This is a guest post by Ingrid Spangler. Ingrid has been involved with photo sharing and social media (before it was called social media), with an account on Flickr going back to 2004, and before that was active on Fotolog and Fotola for two years. She has been with AdoramaPix for over 3 years, and is responsible for all the social media, as well as copywriting, promotions and marketing. She has been an avid photographer from the time she was a child, and studied film at Temple University in Philadelphia, where she learned to shoot on a Bolex 16mm movie camera as well as studying film theory and visual aesthetics. Some of her favorite all-time photographers are Lee Friedlander, Robert Frank, and Harry Callahan. Currently, Ingrid says, “I'm just crazy over Matt Eich and Noah Kalina. I'm lucky that in my job I get to see lots of photographs and I'm constantly inspired by the work I see rolling out of our printers everyday.”
Choosing an online lab for your print fulfillment can be overwhelming. There are a lot of labs out there, how do you wade through all the choices and find the right lab for your clients' images?
Start by asking what is most important to YOU. Is it price? Is it quality? Is it a wide selection of products?

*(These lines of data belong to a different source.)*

POSTPROC_B, POSTPROC_A = 0, 1
PREC_F32, PREC_F16X2, PREC_F32_WINO, PREC_F16 = 0, 1, 2, 3
ERR_TRUNCATED = -4
KEEP_ALL_CAP = 1024
PROF_STAGES = ["conv1a", "conv1b", "conv2a", "conv2b", "conv3a", "conv3b", "conv4a", "conv4b", "convPaDa",
               "convPb", "convDb", "softmax_cand", "select", "sample", "match", "netvlad", "lk"]


class D2FEError(RuntimeError):
    def __init__(self, code, msg):
# ... 191 lines not shown
    "d2fe_lk_stereo_workspace_bytes", "d2fe_lk_track_stereo_device", "d2fe_pipe_lk_result_get",
    "d2fe_track_default_params", "d2fe_lk_carry_list_bytes", "d2fe_lk_carry_list_offset", "d2fe_lk_carry_step_device", "d2fe_pipe_track_result_get",
    "d2fe_pipe_set_track_params", "d2fe_pipe_camera_default", "d2fe_pipe_create_camera", "d2fe_pipe_submit_depth", "d2fe_pipe_depth_result_get", "d2fe_depth_at_device", "d2fe_lk_carry_quad_step_device", "d2fe_lk_carry_neighbour_device", "d2fe_quad_track_enable", "d2fe_quad_track_result_get",
    "d2fe_detect_fast_by_region", "d2fe_good_features_to_track", "d2fe_pipe_default_config", "d2fe_pipe_create", "d2fe_pipe_destroy",
    "d2fe_pipe_lanes", "d2fe_pipe_stream_placement", "d2fe_pipe_classify_stream", "d2fe_pipe_submit", "d2fe_pipe_wait", "d2fe_pipe_profile_enable", "d2fe_pipe_profile_read",
    "d2fe_pipe_device_view", "d2fe_pipe_device_release", "d2fe_pipe_lane_stream", "d2fe_pipe_geometry", "d2fe_pipe_handle",
    "d2fe_quad_pipe_default_config", "d2fe_quad_pipe_create", "d2fe_quad_pipe_destroy", "d2fe_quad_pipe_submit", "d2fe_quad_pipe_wait",
    "d2fe_quad_pipe_lanes", "d2fe_quad_pipe_geometry", "d2fe_quad_undistort_device",
    "d2fe_quad_device_view", "d2fe_quad_device_release", "d2fe_quad_lane_stream", "d2fe_quad_handle",
    "d2fe_quad_exchange_default_config", "d2fe_quad_exchange_create", "d2fe_quad_exchange_destroy", "d2fe_quad_exchange_enqueue", "d2fe_quad_exchange_collect",
    "d2fe_quad_exchange_jobs", "d2fe_quad_exchange_pairs", "d2fe_quad_exchange_block_bytes", "d2fe_quad_exchange_stream", "d2fe_quad_exchange_gathered", "d2fe_quad_exchange_job_layout",
    "d2fe_exchange_default_config", "d2fe_exchange_create", "d2fe_exchange_destroy", "d2fe_exchange_enqueue", "d2fe_exchange_collect", "d2fe_exchange_pairs",
    "d2fe_exchange_block_bytes", "d2fe_exchange_stream", "d2fe_exchange_gathered",
    "d2fe_window_default_config", "d2fe_window_create", "d2fe_window_create_quad", "d2fe_window_destroy", "d2fe_window_stream", "d2fe_window_push",
    "d2fe_window_push_host", "d2fe_window_retain", "d2fe_window_retain_plan", "d2fe_window_size", "d2fe_window_tags", "d2fe_window_track_device", "d2fe_window_collect",
    "d2fe_loop_default_config", "d2fe_loop_create", "d2fe_loop_create_quad", "d2fe_loop_destroy", "d2fe_loop_enqueue", "d2fe_loop_collect", "d2fe_loop_ntotal",
    "d2fe_loop_keyframes", "d2fe_loop_stream", "d2fe_loop_query_device", "d2fe_loop_add_host", "d2fe_rccl_load", "d2fe_rccl_path", "d2fe_rccl_unique_id", "d2fe_rccl_comm_init_rank", "d2fe_rccl_comm_destroy"]
DEBUG_EXPORTS = [
    "d2fe_debug_graph_count", "d2fe_debug_read", "d2fe_debug_netvlad_layer", "d2fe_debug_netvlad_stamps", "d2fe_debug_pack_wino",
    "d2fe_debug_pack_netvlad", "d2fe_debug_netvlad_tile", "d2fe_debug_conv3x3_wino", "d2fe_debug_match_stamps",
    "d2fe_debug_netvlad_plan", "d2fe_debug_regime_counts", "d2fe_debug_regime_reset",
    "d2fe_debug_softmax_cand", "d2fe_debug_select_b", "d2fe_debug_sample_b", "d2fe_debug_sample_b_pca", "d2fe_debug_nms2_a"]
REGIMES = ["wino_nt1_one", "wino_nt1_static", "wino_nt1_claimed", "wino_nt2_one", "wino_nt2_static", "wino_nt2_claimed_ring", "wino_nt2_claimed_fused1b",
           "match_nw4", "match_nw2", "nv_gmerge", "nv_front_tpw", "wino_last_grid", "wino_last_total"]


def _preload_hip_runtime():
    import importlib.util
    import sys
    if "torch" in sys.modules:
        return
    try:
        spec = importlib.util.find_spec("torch")
    except (ImportError, ValueError):
        spec = None
    if spec is not None and spec.origin:
        cand = os.path.join(os.path.dirname(spec.origin), "lib", "libamdhip64.so")
        if os.path.exists(cand):
            try:
                C.CDLL(cand, mode=C.RTLD_GLOBAL)
            except OSError:
                pass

Is it having access to knowledgeable customer service?
Of course I'm sure you've answered that ALL these things are important. You want the highest quality materials and print quality at the best price. You want to be sure that you have access to someone who has the power to make things right if there is ever an issue with an order. Is it possible to get everything you want in one lab?
Store and More
Let's start with the order process and the website's ease of use. I'd look for a lab with plenty of storage for your images and the ability to share links directly back to your images. This is important because you want to be able to maintain your images for as long as your clients are going to want to order copies. This could be indefinitely! Lots of clients may come back a year or more after a wedding or portrait session to reorder prints for themselves or as gifts; you won't make a sale if their images have expired and/or are no longer available.
Try Before You Buy
Does the lab offer test prints? This is important for a couple reasons. First, it allows you to experience the order process, if it's difficult or not user-friendly, now is the time to find out, not when you have sweaty palms and a deadline looming. Test prints will also allow you to gauge turnaround time and how well your potential lab keeps you informed of your order's progress. Do they let you know when your order has shipped? Do they provide tracking numbers, if applicable? Do they let you know in a timely manner if there is a problem with your order?

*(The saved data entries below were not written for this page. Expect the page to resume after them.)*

template <class Lay, int TPL, class Src, bool PAIR>
__device__ __forceinline__ void group_loop(const GroupArgs& A0, GroupLDS<typename Lay::W>& L,
                                           uint32_t g0, uint32_t stride, uint32_t cnt,
                                           unsigned long long& matches) {
    typedef typename Lay::W W;
    const GroupArgs& A = A0;
    const RangePlan& P = A.plan;
    const uint32_t tid = otid();
    const int nrel = A.nrel;
    constexpr bool pair = PAIR;
    const int nslot = group_slots<PAIR>(A);
    if (cnt == 0) return;
    const uint32_t nit = pair ? (cnt + 1) / 2 : cnt;
    auto fits = [&](const uint32_t (&n)[2], bool f[2]) {
        f[0] = n[0] <= GS_CAP;
        f[1] = n[1] <= GS_CAP;
        if (!pair) f[0] = f[1] = f[0] && f[1];
    };

    for (uint32_t i = tid; i < GS_NB3; i += GS_THREADS) (&L.cnt[0][0])[i] = 0u;
    if (tid == 0) L.flags = 0u;
    GroupMeta<TPL> M;
    load_meta<Src, PAIR>(A, g0, stride, cnt, 0, M, false);
    build_tables<PAIR>(A, L, M);
    GroupMeta<TPL> C = M;
    uint32_t cn[2], co[2];
#pragma unroll
    for (int r = 0; r < 2; r++) {
        cn[r] = r < nslot ? __builtin_amdgcn_readfirstlane(L.n[r]) : 0;
        co[r] = r < nslot ? __builtin_amdgcn_readfirstlane(L.off[r]) : 0;
    }
    bool cf[2];
    fits(cn, cf);
    W vr[GS_ITEMS], vs[GS_ITEMS];
    auto slot_g = [&](const GroupMeta<TPL>& X, int r) { return PAIR && r ? X.g[1] : X.g[0]; };
    if (cf[0]) gather_group<Lay, Src>(A, L, C, 0, slot_g(C, 0), cn[0], vr);
    if (cf[1] && nslot > 1) gather_group<Lay, Src>(A, L, C, 1, slot_g(C, 1), cn[1], vs);
    if (nit > 1 && SMJ_GS_META_PREFETCH) load_meta<Src, PAIR>(A, g0, stride, cnt, 1, M, true);

    for (uint32_t j = 0; j < nit; j++) {
#if SMJ_GS_ARGS_MEM
        typedef const __attribute__((address_space(4))) GroupArgs* ConstArgs;
        ConstArgs Aj = (ConstArgs)&A0;
        asm volatile("" : "+s"(Aj));
        const GroupArgs& A = *(const GroupArgs*)Aj;
        const RangePlan& P = A.plan;
#endif
        const bool has_next = j + 1 < nit;
        if (!SMJ_GS_META_PREFETCH && has_next) load_meta<Src, PAIR>(A, g0, stride, cnt, j + 1, M, true);
        __syncthreads();
        const GroupMeta<TPL> N = M;
        uint32_t nn[2] = {0, 0}, no[2] = {0, 0};
        if (has_next) {
            build_tables<PAIR>(A, L, N);
#pragma unroll
            for (int r = 0; r < 2; r++) {
                nn[r] = r < nslot ? __builtin_amdgcn_readfirstlane(L.n[r]) : 0;
                no[r] = r < nslot ? __builtin_amdgcn_readfirstlane(L.off[r]) : 0;
            }
        }
        if (SMJ_GS_META_PREFETCH && j + 2 < nit)
            load_meta<Src, PAIR>(A, g0, stride, cnt, j + 2, M, true);
        bool nf[2];
        fits(nn, nf);
        nf[0] &= has_next;
        nf[1] &= has_next;
        auto gather_next_r = [&]() {
            if (nf[0]) gather_group<Lay, Src>(A, L, N, 0, slot_g(N, 0), nn[0], vr);
        };
        auto gather_next_s = [&]() {
            if (nf[1] && nslot > 1) gather_group<Lay, Src>(A, L, N, 1, slot_g(N, 1), nn[1], vs);
        };
        bool cleared = false;
        if (SMJ_GS_TWO && nslot == 2 && (pair || (cf[0] && cf[1]))) {
            const bool join = !pair;
            bool exact = false;
            const uint32_t nr2[2] = {cf[0] ? cn[0] : 0u, cf[1] ? cn[1] : 0u};
            const uint32_t failed = sort_two<Lay, PAIR>(A, L, C, P, nr2, co, vr, vs, join, matches,
                                                         exact, gather_next_r, gather_next_s);
            cleared = true;
            if (join) {
                if (failed) {
                    __syncthreads();
                    group_overflow<Src, PAIR>(A, L, C);
                } else if (!exact) {
                    count_by_search<Lay>(A, L, C, P, cn, co, matches);
                }
            } else {
                for (int q = 0; q < 2; q++)
                    if (!cf[q] || (failed & (1u << q))) {
                        __syncthreads();
                        group_overflow<Src, PAIR>(A, L, C, q);
                    }
            }
        } else if (pair && !SMJ_GS_TWO) {
            bool clamped = false;
            bool ok = cf[0] && sort_group<Lay, PAIR>(A, L, C, P, 0, cn[0], co[0], vr, clamped,
                                               gather_next_r);
            if (!cf[0]) gather_next_r();
            if (!ok) {
                __syncthreads();
                group_overflow<Src, PAIR>(A, L, C, 0);
            }
            ok = cf[1] && sort_group<Lay, PAIR>(A, L, C, P, 1, cn[1], co[1], vs, clamped,
                                          gather_next_s);
            if (!cf[1]) gather_next_s();
            if (!ok) {
                __syncthreads();
                group_overflow<Src, PAIR>(A, L, C, 1);
            }
        } else if (!cf[0] || (SMJ_GS_TWO && SMJ_GS_PAIR)) {
            group_overflow<Src, PAIR>(A, L, C);
            gather_next_r();
            gather_next_s();
        } else {
            bool clamped = false;
            bool ok = sort_group<Lay, PAIR>(A, L, C, P, 0, cn[0], co[0], vr, clamped, gather_next_r);
            bool s_issued = false;
            if (ok && nrel > 1) {
                ok = sort_group<Lay, PAIR>(A, L, C, P, 1, cn[1], co[1], vs, clamped, gather_next_s);
                s_issued = true;
            }
            if (!ok) {
                __syncthreads();
                group_overflow<Src, PAIR>(A, L, C);
                if (!s_issued) gather_next_s();
            } else if (nrel == 2) {
                const bool exact = P.s3 == 0 && !__syncthreads_or(clamped);
                if (exact) {
#pragma unroll
                    for (int q = 0; q < GS_BPT / 2; q++) {
                        const uint32_t a0 = L.cnt[0][tid * (GS_BPT / 2) + q];
                        const uint32_t a1 = L.cnt[1][tid * (GS_BPT / 2) + q];
                        matches += (unsigned long long)(a0 & 0xffffu) * (a1 & 0xffffu) +
                                   (unsigned long long)(a0 >> 16) * (a1 >> 16);
                    }
                } else {
                    count_by_search<Lay>(A, L, C, P, cn, co, matches);
                }
            }
        }
        if (!cleared) {
            __syncthreads();
            for (uint32_t i = tid; i < GS_NB3; i += GS_THREADS) (&L.cnt[0][0])[i] = 0u;
        }
        C = N;
        cn[0] = nn[0];
        cn[1] = nn[1];
        co[0] = no[0];
        co[1] = no[1];
        cf[0] = nf[0];
        cf[1] = nf[1];
    }
}

#if SMJ_GS_ARGS_MEM
typedef const GroupArgs* __restrict__ GroupArgsParam;
#define SMJ_GS_ARGS_REF(p) (*(p))
#else
typedef GroupArgs GroupArgsParam;
#define SMJ_GS_ARGS_REF(p) (p)
#endif

__global__ void k_put_args(GroupArgs G, GroupArgs* dst) { *dst = G; }

template <class Lay, int TPL, bool PAIR>
__global__ void __launch_bounds__(GS_THREADS,
                                  (gs_wg_per_cu<typename Lay::W, PAIR>() * GS_THREADS / 256))
k_groupsort(GroupArgsParam Ap) {
    typedef typename Lay::W W;
    const GroupArgs& A = SMJ_GS_ARGS_REF(Ap);
    extern __shared__ __attribute__((aligned(16))) unsigned char lds_raw[];
    if (A.pack_bad && *A.pack_bad) return;
    GroupLDS<W>& L = *reinterpret_cast<GroupLDS<W>*>(lds_raw);
#if SMJ_GS_XCD
    const uint32_t nx = gridDim.x / 8, k = blockIdx.x / 8;
    const uint32_t lo = A.g_begin + (blockIdx.x % 8) * nx * A.per;
    const uint32_t g0 = lo + k, stride = nx;
    const uint32_t hi = min(lo + nx * A.per, A.g_end);
    const uint32_t cnt = g0 < hi ? (hi - g0 + nx - 1) / nx : 0u;
#else
    const uint32_t g0 = A.g_begin + blockIdx.x * A.per, stride = 1;
    const uint32_t cnt = g0 < A.g_end ? min(A.per, A.g_end - g0) : 0u;
#endif
    unsigned long long matches = 0;
    if (cnt == 0) return;
    group_loop<Lay, TPL, SrcPlain, PAIR>(A, L, g0, stride, cnt, matches);
    if (A.nrel == 2) {
        matches = wave_sum(matches);
        if ((otid() & 63) == 0 && matches) atomicAdd(A.count_dev, matches);
    }
}

#ifndef SMJ_SK_THREADS
#define SMJ_SK_THREADS 256
#endif
constexpr int SK_THREADS = SMJ_SK_THREADS;
constexpr int SK_ITEMS = 8;
constexpr int SK_CHUNK = SK_THREADS * SK_ITEMS;
constexpr uint32_t kSkewSmall = SK_THREADS * 64;
#ifndef SMJ_SKEW_ITEM
#define SMJ_SKEW_ITEM 8192
#endif
constexpr int SK_TM = 256;

struct SkewArgs {
    GroupArgs G;
    OvfEntry* q;
    const uint32_t* list;
    const uint4* items;
    uint32_t n;
    uint32_t* ghist;
    const uint32_t* slot;
    uint32_t* gflag;
};

template <class Lay>
__device__ __forceinline__ typename Lay::CView skew_run(const GroupArgs& G, int r, uint32_t g,
                                                      uint32_t t0, uint32_t t, uint32_t& len) {
    const TileTable& tt = G.tt[r];
    const uint16_t* pf = tt.prefT + (uint64_t)g * tt.tstride + t0 + t;
    const uint32_t lo = pf[0];
    len = (uint32_t)(pf[tt.tstride] - lo);
    return with_group(Lay::cview(G.tmp[r], G.pstride[r]), g, G.plan) + (tt.off[t0 + t] + lo);
}

constexpr uint32_t SK_WIN = kSkewSmall / 64;
static_assert(SK_WIN == SK_THREADS, "one window per thread when the run tables are built");

struct SkewSmallLDS {
    uint32_t h[2][GS_NB3];
    unsigned long long first[GS_NB3];
    uint64_t base[SK_TM];
    struct Win {
        unsigned long long m;
        uint32_t wk, pad;
    } win[SK_WIN];
    unsigned long long scr[SK_THREADS / 64 + 1];
};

Your test order should also give you the chance to try out the various papers and processing options that the lab offers; compare what a glossy print versus a matte print looks like. Do they offer color corrections and how do those affect your images?
Will or can the lab print your studio name or copyright information on the back of the prints? How does this show up?
It's not just a Janet Jackson song. What kind of control does the lab give you over your images?
As you know, digital images are often in different proportion than many traditional print sizes. If the aspect ratio of the image file does not match that of the print size chosen, how does the lab deal with this discrepancy? Ideally, you should be able to control the cropping, if necessary, or at the very least see how the lab will print the images.
Does the lab offer ICC profiles? With a properly calibrated monitor, profiles allow you to soft-proof your photos and see your images the way the lab will print them. Profiles (along with a calibrated monitor) are the key component in maintaining the most control over color and what your final printed images will look like.
Can you do one stop shopping for prints, photobooks, canvases, etc?
This is probably the most important thing to look for when shopping for a lab. What good are all these other options without quality materials and quality personnel producing your prints?
Are you familiar with the reputation of whatever brand of materials are used? If not, do you like the way the prints look and feel? Is there a good choice of different kinds of papers for different types of images? Do they print in-house or outsource? Is there some kind of quality control in place?
How is your potential lab's customer service structured? Can you get to a living, breathing person on the phone (or instant messenger, live chat, etc.) if you need to? If you have a question or if there is an issue with your order, how is it handled? Are the customer service agents knowledgeable? Ideally, they should work in the lab (not be outsourced), understand the workflow and know the products offered inside and out.
The bottom line is that your reputation is only as good as your photography and people will judge your photography mostly by the prints they see.
Your clients will see your images for a short time online or in print when they see proofs, but they'll live with them for a much longer time. Make sure they have good thoughts about you whenever they look at their prints by choosing a lab that does justice to your photography!